Supplied records
@@ -976,7 +1008,7 @@
     const int lc = lm0 + t;
     double D[6];
 #pragma unroll
-    for (int k = 0; k < 6; ++k) D[k] = lmin ? lmin[k] : d.Hll[(size_t)k * d.nLm + lc];
+    for (int k = 0; k < 6; ++k) D[k] = have_in ? lmin[k] : d.Hll[(size_t)k * d.nLm + lc];
     D[0] += lambda; D[3] += lambda; D[5] += lambda;
     const double i00 = 1.0 / sqrt(D[0]);
     const double l10 = D[1] * i00, l20 = D[2] * i00;
@@ -984,7 +1016,7 @@
     const double l21 = (D[4] - l20 * l10) * i11;
     const double i22 = 1.0 / sqrt(D[5] - l20 * l20 - l21 * l21);
     sG[t] = i00; sG[PL + t] = l10; sG[2 * PL + t] = l20; sG[3 * PL + t] = i11; sG[4 * PL + t] = l21; sG[5 * PL + t] = i22;
-    const double b0 = lmin ? lmin[6] : d.bl[lc], b1 = lmin ? lmin[7] : d.bl[(size_t)d.nLm + lc], b2 = lmin ? lmin[8] : d.bl[(size_t)2 * d.nLm + lc];
+    const double b0 = have_in ? lmin[6] : d.bl[lc], b1 = have_in ? lmin[7] : d.bl[(size_t)d.nLm + lc], b2 = have_in ? lmin[8] : d.bl[(size_t)2 * d.nLm + lc];
     const double g0 = b0 * i00, g1 = (b1 - l10 * g0) * i11, g2 = (b2 - l20 * g0 - l21 * g1) * i22;
     sGb[t] = g0; sGb[PL + t] = g1; sGb[2 * PL + t] = g2;
   }
@@ -1037,17 +1069,10 @@
         for (int j = 0; j < 3; ++j) acc[i][j] = fma(bd[i][2], w[j][2], fma(bd[i][1], w[j][1], fma(bd[i][0], w[j][0], acc[i][j])));
     }
     if (__any(parts > 1)) {
-#pragma unroll
-      for (int i = 0; i < 3; ++i)
-#pragma unroll
-        for (int j = 0; j < 3; ++j) {
-          const double v1 = dpp_f64<0x104>(acc[i][j]), v2 = dpp_f64<0x108>(acc[i][j]), v3 = dpp_f64<0x10C>(acc[i][j]);
-          if (part == 0) {
-            if (parts > 1) acc[i][j] += v1;
-            if (parts > 2) acc[i][j] += v2;
-            if (parts > 3) acc[i][j] += v3;
-          }
-        }
+      const bool first = part == 0;
+      part_merge_shift<0x104>(acc, first && parts > 1);
+      if (__any(parts > 2)) part_merge_shift<0x108>(acc, first && parts > 2);
+      if (__any(parts > 3)) part_merge_shift<0x10C>(acc, first && parts > 3);
     }
     if (blk >= 0 && part == 0) {
 #pragma unroll
@@ -1084,7 +1109,7 @@
   if (d.scal[SC_STOP] != 0.0) return;
   const int cur = (int)d.scal[SC_CUR];
   const double lambda = d.scal[SC_LAMBDA];
-  k_schur_body(d, bx, cur, lambda, schur_smem, cl, nullptr, nullptr, nullptr, d.schur_slab + (size_t)bx * (d.nBlk * 36 + d.nP * 6));
+  k_schur_body(d, bx, cur, lambda, schur_smem, cl, false, nullptr, nullptr, nullptr, d.schur_slab + (size_t)bx * (d.nBlk * 36 + d.nP * 6));
 }
 __global__ __launch_bounds__(CH) void k_schur(BaDev d) { k_schur_entry(d, blockIdx.x); }
 __global__ __launch_bounds__(CH) void k_schur_b(const BaDev* __restrict__ dv)
@@ -1114,9 +1139,9 @@
     for (int k = 0; k < 9; ++k) lm[k] = 0.0;
     k_linearize_body<JAC>(d, bx, cur, fused_smem, cl, W, lm, &erw, lslab);
     __syncthreads();
-    k_schur_body(d, bx, cur, lambda, fused_smem, cl, W, lm, &erw, sslab);
+    k_schur_body(d, bx, cur, lambda, fused_smem, cl, true, W, lm, &erw, sslab);
   } else {
-    k_schur_body(d, bx, cur, lambda, fused_smem, cl, nullptr, nullptr, nullptr, sslab);
+    k_schur_body(d, bx, cur, lambda, fused_smem, cl, false, nullptr, nullptr, nullptr, sslab);
   }
 }
 template <int JAC>
@@ -1135,61 +1160,33 @@
   __shared__ double sAcc[3][64];
   __shared__ double sAccL[3][64];
   __shared__ unsigned int sMask[MASK_TILE * TOUCH_WORDS];
-  const int nS = d.nBlk * 36;
-  const int stride = nS + d.nP * 6;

Task item
Repeat, exactly and only, the lines above from the one containing "template <int JAC>" through the end of the material.

Result of this task
 template <int JAC>
@@ -1135,61 +1160,33 @@
   __shared__ double sAcc[3][64];
   __shared__ double sAccL[3][64];
   __shared__ unsigned int sMask[MASK_TILE * TOUCH_WORDS];
-  const int nS = d.nBlk * 36;
-  const int stride = nS + d.nP * 6;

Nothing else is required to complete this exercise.